= Beginning of Section =

## Share left-operand fragments across warp pair and exchange partial accumulators via LDS

```diff
diff --git a/bayeslim_amd/csrc/fringe_mfma.hip b/bayeslim_amd/csrc/fringe_mfma.hip
--- a/bayeslim_amd/csrc/fringe_mfma.hip
+++ b/bayeslim_amd/csrc/fringe_mfma.hip
@@ -918,26 +918,16 @@
         for (int ks = 0; ks < MF_NH; ++ks) {
             uint4 sg = make_uint4(0, 0, 0, 0);
             if constexpr (SIGNED) sg = *reinterpret_cast<const uint4*>(buf + 2 * MF_IMG + (2 * ks + (lane >> 5)) * 16);
-            if constexpr (W == 0) {
-                const uint4 Lrh = sgn(frag(0, 0, 0, ks), sg), Lih = sgn(frag(0, 0, 1, ks), sg);
-                const uint4 Lrl = sgn(frag(0, 1, 0, ks), sg), Lil = sgn(frag(0, 1, 1, ks), sg);
-                const uint4 Brh = frag(1, 0, 0, ks), Bih = frag(1, 0, 1, ks), Brl = frag(1, 1, 0, ks), Bil = frag(1, 1, 1, ks);
-                acc[0] = RIME_MFMA(Lrh, Brh, acc[0]);
-                acc[1] = RIME_MFMA(Lih, Bih, acc[1]);
-                acc[0] = RIME_MFMA(Lrh, Brl, acc[0]);
-                acc[1] = RIME_MFMA(Lih, Bil, acc[1]);
-                acc[0] = RIME_MFMA(Lrl, Brh, acc[0]);
-                acc[1] = RIME_MFMA(Lil, Bih, acc[1]);
-            } else if constexpr (W == 1) {
-                const uint4 Lrh = sgn(frag(0, 0, 0, ks), sg), Lih = sgn(frag(0, 0, 1, ks), sg);
-                const uint4 Lrl = sgn(frag(0, 1, 0, ks), sg), Lil = sgn(frag(0, 1, 1, ks), sg);
-                const uint4 Brh = frag(1, 0, 0, ks), Bih = frag(1, 0, 1, ks), Brl = frag(1, 1, 0, ks), Bil = frag(1, 1, 1, ks);
-                acc[0] = RIME_MFMA(Lrh, Bih, acc[0]);
-                acc[1] = RIME_MFMA(Lih, Brh, acc[1]);
-                acc[0] = RIME_MFMA(Lrh, Bil, acc[0]);
-                acc[1] = RIME_MFMA(Lih, Brl, acc[1]);
-                acc[0] = RIME_MFMA(Lrl, Bih, acc[0]);
-                acc[1] = RIME_MFMA(Lil, Brh, acc[1]);
+            if constexpr (W < 2) {
+                const uint4 Lh = sgn(frag(0, 0, W, ks), sg), Ll = sgn(frag(0, 1, W, ks), sg);
+                const uint4 Bsh = frag(1, 0, W, ks), Bsl = frag(1, 1, W, ks);
+                const uint4 Boh = frag(1, 0, 1 - W, ks), Bol = frag(1, 1, 1 - W, ks);
+                acc[0] = RIME_MFMA(Lh, Bsh, acc[0]);
+                acc[1] = RIME_MFMA(Lh, Boh, acc[1]);
+                acc[0] = RIME_MFMA(Lh, Bsl, acc[0]);
+                acc[1] = RIME_MFMA(Lh, Bol, acc[1]);
+                acc[0] = RIME_MFMA(Ll, Bsh, acc[0]);
+                acc[1] = RIME_MFMA(Ll, Boh, acc[1]);
             } else {
                 constexpr int tt = W - 2;
                 const uint4 Brh = frag(tt, 0, 0, ks), Bih = frag(tt, 0, 1, ks), Brl = frag(tt, 1, 0, ks), Bil = frag(tt, 1, 1, ks);
@@ -974,6 +964,12 @@
     const float inv = 1.0f / scl;
     const int col = lane & 31, rb = 4 * (lane >> 5);
     RIME_MFMA_SETTLE();
+    if constexpr (W < 2) {
+        float* xo = reinterpret_cast<float*>(smem) + (1 - W) * (32 * 33);
+#pragma unroll
+        for (int e = 0; e < 16; ++e) xo[e * 64 + lane] = acc[1 - W][e];
+    }
+    if constexpr (!CEN) __syncthreads();
     auto put = [&](int r, int c, float vr, float vi) {
         const int bd = A.pair_direct[r * MF_NA + c];
         if (bd >= 0) { dst[bd] = vr; dst[(size_t)A.Nbl + bd] = vi; }
@@ -1013,6 +1009,11 @@
         }
     }
     float* tr = reinterpret_cast<float*>(smem) + W * (32 * 33);
+    if constexpr (W < 2) {
+#pragma unroll
+        for (int e = 0; e < 16; ++e) acc[1 - W][e] = tr[e * 64 + lane];
+        asm volatile("s_waitcnt lgkmcnt(0)" ::: "memory");
+    }
     auto transposed = [&](const f32x16& v) {
         f32x16 tv;
 #pragma unroll
```

Measured after the change: 540.9 million vis/s (median of 6 runs). 1.01x the previous value.

## Reuse arithmetic-progression antenna phases via rotation in pair backward kernel

Applied to the files above, without the earlier changes.

```diff
diff --git a/bayeslim_amd/csrc/fringe_mfma.hip b/bayeslim_amd/csrc/fringe_mfma.hip
--- a/bayeslim_amd/csrc/fringe_mfma.hip
+++ b/bayeslim_amd/csrc/fringe_mfma.hip
@@ -1669,7 +1669,17 @@
 
 struct PairBwdArgs : AntBwdArgs {
     const int* centre;
+    int ap;
 };
+
+__device__ __forceinline__ void rotate_scalar(float c, float s, float dc, float ds, float& oc, float& os)
+{
+    float t = c * dc; keep_scalar(t);
+    oc = fmaf(-s, ds, t); keep_scalar(oc);
+    float w = s * dc; keep_scalar(w);
+    os = fmaf(c, ds, w); keep_scalar(os);
+}
+constexpr double PAIR_AP_TOL = 1e-9;
 
 template <int TF> constexpr int pb_plane() { return (TF == 1 ? 1 : 3) * 2 * 2 * 32 * 16; }
 constexpr int PB_THREADS = 256;
@@ -1693,6 +1703,24 @@
 
     const double nu_c = A.sign * A.freqs[f] * (1.0 / 2.99792458e8);
     for (int i = tid; i < 64 * 3; i += PB_THREADS) ant_lds[i] = (i < A.Nant * 3) ? nu_c * A.antpos[i] : 0.0;
+    uint32_t apmask = 0;
+    double dnx = 0.0, dny = 0.0, dnz = 0.0;
+    if (A.ap && A.Nant >= 8) {
+        const double dx = A.antpos[3] - A.antpos[0], dy = A.antpos[4] - A.antpos[1], dz = A.antpos[5] - A.antpos[2];
+        bool ok = false;
+        if (lane < 8 && 8 * lane + 8 <= A.Nant) {
+            ok = true;
+            for (int q = 8 * lane; q < 8 * lane + 8; q += 4)
+                for (int k = 1; k < 4; ++k) {
+                    const double* r0 = A.antpos + 3 * q;
+                    const double* rk = r0 + 3 * k;
+                    ok = ok && fabs(rk[0] - r0[0] - k * dx) <= PAIR_AP_TOL && fabs(rk[1] - r0[1] - k * dy) <= PAIR_AP_TOL
+                            && fabs(rk[2] - r0[2] - k * dz) <= PAIR_AP_TOL;
+                }
+        }
+        apmask = __builtin_amdgcn_readfirstlane((uint32_t)__ballot(ok)) & 0xffu;
+        dnx = nu_c * dx; dny = nu_c * dy; dnz = nu_c * dz;
+    }
     const float gs = A.gscale[t * A.Nf + f] * 0.125f;
     const float* gre = A.gvt + ((size_t)t * A.Nf + f) * 2 * A.Nbl;
     const float* gim = gre + A.Nbl;
@@ -1791,6 +1819,11 @@
                 } else { accR[q][e] = 0.f; accI[q][e] = 0.f; }
             }
         float part = 0.f;
+        float Dc = 1.f, Ds = 0.f;
+        if (apmask) {
+            const float rr = turn_frac(phase_of<FLAT>(dnx, sx, dny, sy, dnz, sz));
+            Dc = __builtin_amdgcn_cosf(rr); Ds = __builtin_amdgcn_sinf(rr);
+        }
 #pragma unroll
         for (int tjr = 0; tjr < TF; ++tjr) {
             const int tj = TF - 1 - tjr;
@@ -1811,6 +1844,19 @@
                         if (32 * tj + 16 * ks + 8 * jq >= A.Nant) {
 #pragma unroll
                             for (int u = 0; u < 4; ++u) { ec[8 * ks + 4 * jq + u] = 0.f; es[8 * ks + 4 * jq + u] = 0.f; }
+                            continue;
+                        }
+                        if ((apmask >> (4 * tj + 2 * ks + jq)) & 1u) {
+                            const int an = 32 * tj + 8 * (2 * ks + jq) + 4 * h + 1;
+                            const double ph = phase_of<FLAT>(ant_lds[3 * an], sx, ant_lds[3 * an + 1], sy, ant_lds[3 * an + 2], sz);
+                            const float rr = turn_frac(ph);
+                            float* c4 = ec + 8 * ks + 4 * jq;
+                            float* s4 = es + 8 * ks + 4 * jq;
+                            c4[1] = __builtin_amdgcn_cosf(rr);
+                            s4[1] = __builtin_amdgcn_sinf(rr);
+                            rotate_scalar(c4[1], s4[1], Dc, -Ds, c4[0], s4[0]);
+                            rotate_scalar(c4[1], s4[1], Dc, Ds, c4[2], s4[2]);
+                            rotate_scalar(c4[2], s4[2], Dc, Ds, c4[3], s4[3]);
                             continue;
                         }
 #pragma unroll
@@ -2050,6 +2096,12 @@
     return on != 0;
 }
 
+static bool pair_ap_enabled()
+{
+    static const int on = [] { const char* e = getenv("RIME_PAIR_AP"); return e ? atoi(e) : 1; }();
+    return on != 0;
+}
+
 static bool cross_shape_ok(int rows_i, int rows_j)
 {
     return (rows_i == 32 && rows_j == 32) || (rows_i == 32 && rows_j == 64) || (rows_i == 64 && rows_j == 64) ||
@@ -2337,7 +2389,7 @@
     A.pair_direct = pair_direct; A.pair_conj = pair_conj; A.gpsky = gpsky; A.gvt = (const float*)workspace;
     A.Nant = Nrows; A.Nbl = Nbl; A.Nt = Nt; A.Nf = Nf; A.Pstride = Pstride;
     A.st_t = st_t; A.st_f = st_f; A.st_p = st_p; A.sign = (double)sign; A.accumulate = accumulate ? 1 : 0;
-    A.rows_i = 0; A.imsign = 1.f; A.mirror = 0; A.centre = centre;
+    A.rows_i = 0; A.imsign = 1.f; A.mirror = 0; A.centre = centre; A.ap = pair_ap_enabled() ? 1 : 0;
     const int ntile = Pstride / 32;
     int per = 256;
     while (per > 8 && (long)Nt * Nf * ((ntile + per - 1) / per) < 1024) per /= 2;
diff --git a/bayeslim_amd/ops.py b/bayeslim_amd/ops.py
--- a/bayeslim_amd/ops.py
+++ b/bayeslim_amd/ops.py
@@ -296,9 +296,10 @@
 PAIR = _env_int('RIME_PAIR', 1) != 0
 PAIR_ROWS = 64
 PAIR_CPLX = _env_int('RIME_PAIR_CPLX', 1) != 0
-
-
-def _pair_layout(P, rows=PAIR_ROWS, hub_ok=True):
+PAIR_AP = _env_int('RIME_PAIR_AP', 1) != 0
+
+
+def _pair_layout(P, rows=PAIR_ROWS, hub_ok=True, ap=False):
     found = _mirror_pairs(P)
     if found is None:
         return None
@@ -312,7 +313,71 @@
         singles = [a for a in singles if a != hub]
     firsts = [a for a, _ in pairs] + list(singles)
     partner = [b for _, b in pairs] + [-1] * len(singles)
+    if ap:
+        order = _pair_ap_order(np.asarray(P, dtype=np.float64)[firsts] - c)
+        firsts, partner = [firsts[k] for k in order], [partner[k] for k in order]
     return firsts, partner, hub, c
+
+
+def _pair_ap_mask(pos):
+    pos = np.asarray(pos, dtype=np.float64)
+    n = len(pos)
+    if n < 8:
+        return 0
+    d = pos[1] - pos[0]
+    mask = 0
+    for m in range(n // 8):
+        ok = all(np.abs(pos[q + k] - pos[q] - k * d).max() <= MIRROR_TOL for q in (8 * m, 8 * m + 4) for k in (1, 2, 3))
+        mask |= int(ok) << m
+    return mask
+
+
+def _pair_ap_order(pos):
+    pos = np.asarray(pos, dtype=np.float64)
+    n = len(pos)
+    ident = list(range(n))
+    if n < 8:
+        return ident
+    diff = pos[None, :, :] - pos[:, None, :]
+    length = np.sqrt((diff ** 2).sum(-1))
+    length[np.arange(n), np.arange(n)] = np.inf
+    short = length.min()
+    if not np.isfinite(short) or short <= MIRROR_TOL:
+        return ident
+    cands = []
+    for a, b in zip(*np.nonzero(length <= short * (1 + 1e-6))):
+        d = diff[a, b]
+        if not any(np.abs(d - e).max() <= MIRROR_TOL or np.abs(d + e).max() <= MIRROR_TOL for e in cands):
+            cands.append(d)
+    best = []
+    for d in cands:
+        succ = -np.ones(n, dtype=np.int64)
+        for a in range(n):
+            hit = np.nonzero(np.abs(diff[a] - d).max(-1) <= MIRROR_TOL)[0]
+            if len(hit):
+                succ[a] = hit[0]
+        has_pred = set(succ[succ >= 0].tolist())
+        quads = []
+        for a in range(n):
+            if a in has_pred:
+                continue
+            line = [a]
+            while succ[line[-1]] >= 0 and succ[line[-1]] not in line:
+                line.append(int(succ[line[-1]]))
+            quads += [line[4 * q:4 * q + 4] for q in range(len(line) // 4)]
+        if quads:
+            step = pos[quads[0][1]] - pos[quads[0][0]]
+            quads = [q for q in quads if all(np.abs(pos[q[k]] - pos[q[0]] - k * step).max() <= MIRROR_TOL for k in (1, 2, 3))]
+        if len(quads) > len(best):
+            best = quads
+    noct = len(best) // 2
+    if noct == 0:
+        return ident
+    lead = [a for q in best[:2 * noct] for a in q]
+    taken = set(lead)
+    order = lead + [a for a in ident if a not in taken]
+    assert sorted(order) == ident
+    return order
 
 
 def _pair_block(blk, P, dev):
@@ -323,38 +388,56 @@
     if lay is None:
         return None
     firsts, partner, hub, c = lay
-    vrow = -np.ones(n, dtype=np.int64)
-    for k, (a, b) in enumerate(zip(firsts, partner)):
-        vrow[a] = k
-        if b >= 0:
-            vrow[b] = 64 + k
-    direct = np.full((MFMA_GROUP, MFMA_GROUP), -1, dtype=np.int32)
-    conj = np.full((MFMA_GROUP, MFMA_GROUP), -1, dtype=np.int32)
-    centre = np.full((2, MFMA_GROUP), -1, dtype=np.int32)
     od, oc = blk['direct'].reshape(MFMA_GROUP, MFMA_GROUP).cpu().numpy(), blk['conj'].reshape(MFMA_GROUP, MFMA_GROUP).cpu().numpy()
-    for tab, swap in ((od, False), (oc, True)):
-        for i, j in zip(*np.nonzero(tab >= 0)):
-            a1, a2 = (j, i) if swap else (i, j)
-            if a1 == hub and a2 == hub:
-                return None
-            if a1 == hub:
-                centre[0, vrow[a2]] = tab[i, j]
-            elif a2 == hub:
-                centre[1, vrow[a1]] = tab[i, j]
-            else:
-                r1, r2 = vrow[a1], vrow[a2]
-                if r1 // 32 <= r2 // 32:
-                    direct[r1, r2] = tab[i, j]
+
+    def tables(firsts, partner):
+        vrow = -np.ones(n, dtype=np.int64)
+        for k, (a, b) in enumerate(zip(firsts, partner)):
+            vrow[a] = k
+            if b >= 0:
+                vrow[b] = 64 + k
+        direct = np.full((MFMA_GROUP, MFMA_GROUP), -1, dtype=np.int32)
+        conj = np.full((MFMA_GROUP, MFMA_GROUP), -1, dtype=np.int32)
+        centre = np.full((2, MFMA_GROUP), -1, dtype=np.int32)
+        for tab, swap in ((od, False), (oc, True)):
+            for i, j in zip(*np.nonzero(tab >= 0)):
+                a1, a2 = (j, i) if swap else (i, j)
+                if a1 == hub and a2 == hub:
+                    return None
+                if a1 == hub:
+                    centre[0, vrow[a2]] = tab[i, j]
+                elif a2 == hub:
+                    centre[1, vrow[a1]] = tab[i, j]
                 else:
-                    conj[r2, r1] = tab[i, j]
-    nslots = int((direct >= 0).sum()) + int((conj >= 0).sum()) + int((centre >= 0).sum())
-    assert nslots == int((od >= 0).sum()) + int((oc >= 0).sum())
+                    r1, r2 = vrow[a1], vrow[a2]
+                    if r1 // 32 <= r2 // 32:
+                        direct[r1, r2] = tab[i, j]
+                    else:
+                        conj[r2, r1] = tab[i, j]
+        nslots = int((direct >= 0).sum()) + int((conj >= 0).sum()) + int((centre >= 0).sum())
+        assert nslots == int((od >= 0).sum()) + int((oc >= 0).sum())
+        slots = np.sort(np.concatenate([t[t >= 0] for t in (direct, conj, centre)]))
+        assert np.array_equal(slots, np.sort(np.concatenate([od[od >= 0], oc[oc >= 0]]))) and (np.diff(slots) > 0).all()
+        return direct, conj, centre
+
+    tabs = tables(firsts, partner)
+    if tabs is None:
+        return None
+    direct, conj, centre = tabs
     pos = np.asarray(P)[firsts] - c
     flat = int(np.abs(pos[:, 2]).max() <= MIRROR_TOL)
     if flat:
         pos[:, 2] = 0.0
+    dev_t = lambda x: torch.as_tensor(x, device=dev).contiguous()
+    bwd = None
+    order = _pair_ap_order(pos) if PAIR_AP else list(range(len(firsts)))
+    if order != list(range(len(firsts))):
+        bf, bp = [firsts[k] for k in order], [partner[k] for k in order]
+        bd, bc, bcen = tables(bf, bp)
+        bwd = dict(firsts=bf, partner=bp, pos=dev_t(pos[order]), direct=dev_t(bd.reshape(-1)), conj=dev_t(bc.reshape(-1)),
+                   centre=None if hub is None else dev_t(bcen.reshape(-1)))
     return dict(blk, pos=torch.as_tensor(pos, device=dev).contiguous(), nrows=len(firsts), mirror=0, pair=1,
-                firsts=list(firsts), partner=list(partner), hub=hub, flat=flat,
+                firsts=list(firsts), partner=list(partner), hub=hub, flat=flat, bwd=bwd,
                 centre=None if hub is None else torch.as_tensor(centre.reshape(-1), device=dev),
                 cpass=0, fwd_cpass=0, self_pos=None, mf_self=0, mf_fwd=26 if len(firsts) > 32 or hub is not None else 7,
                 mf_bwd_real=30 if len(firsts) > 32 else 9,
@@ -483,8 +566,9 @@
                     written.update(planes)
                     dst = ctypes.c_void_p(out.data_ptr() + 4 * (mp * st_mp + pp * st_pp + (0 if single else c)))
                     if blk.get('pair'):
-                        rc = lib.rime_fringe_pair_bwd_block(_ptr(blk['pos']), blk['nrows'], _ptr(blk['centre']), blk['flat'], *geo,
-                                                            _ptr(scale_pp), _ptr(blk['direct']), _ptr(blk['conj']),
+                        rows = blk.get('bwd') or blk
+                        rc = lib.rime_fringe_pair_bwd_block(_ptr(rows['pos']), blk['nrows'], _ptr(rows['centre']), blk['flat'], *geo,
+                                                            _ptr(scale_pp), _ptr(rows['direct']), _ptr(rows['conj']),
                                                             *shape, acc, dst, _ptr(ws), ws.numel(), _stream())
                         check(rc, 'rime_fringe_pair_bwd_block')
                         flops += blk['mf_bwd_real']
```

New measurement: 526.1 million vis/s before, 537.7 million vis/s after, median of 6. +2.2%, better.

= End of Section =

Task
Could you copy out every line in the material above that contains the string "static"?

Answer section
+static bool pair_ap_enabled()
+    static const int on = [] { const char* e = getenv("RIME_PAIR_AP"); return e ? atoi(e) : 1; }();
 static bool cross_shape_ok(int rows_i, int rows_j)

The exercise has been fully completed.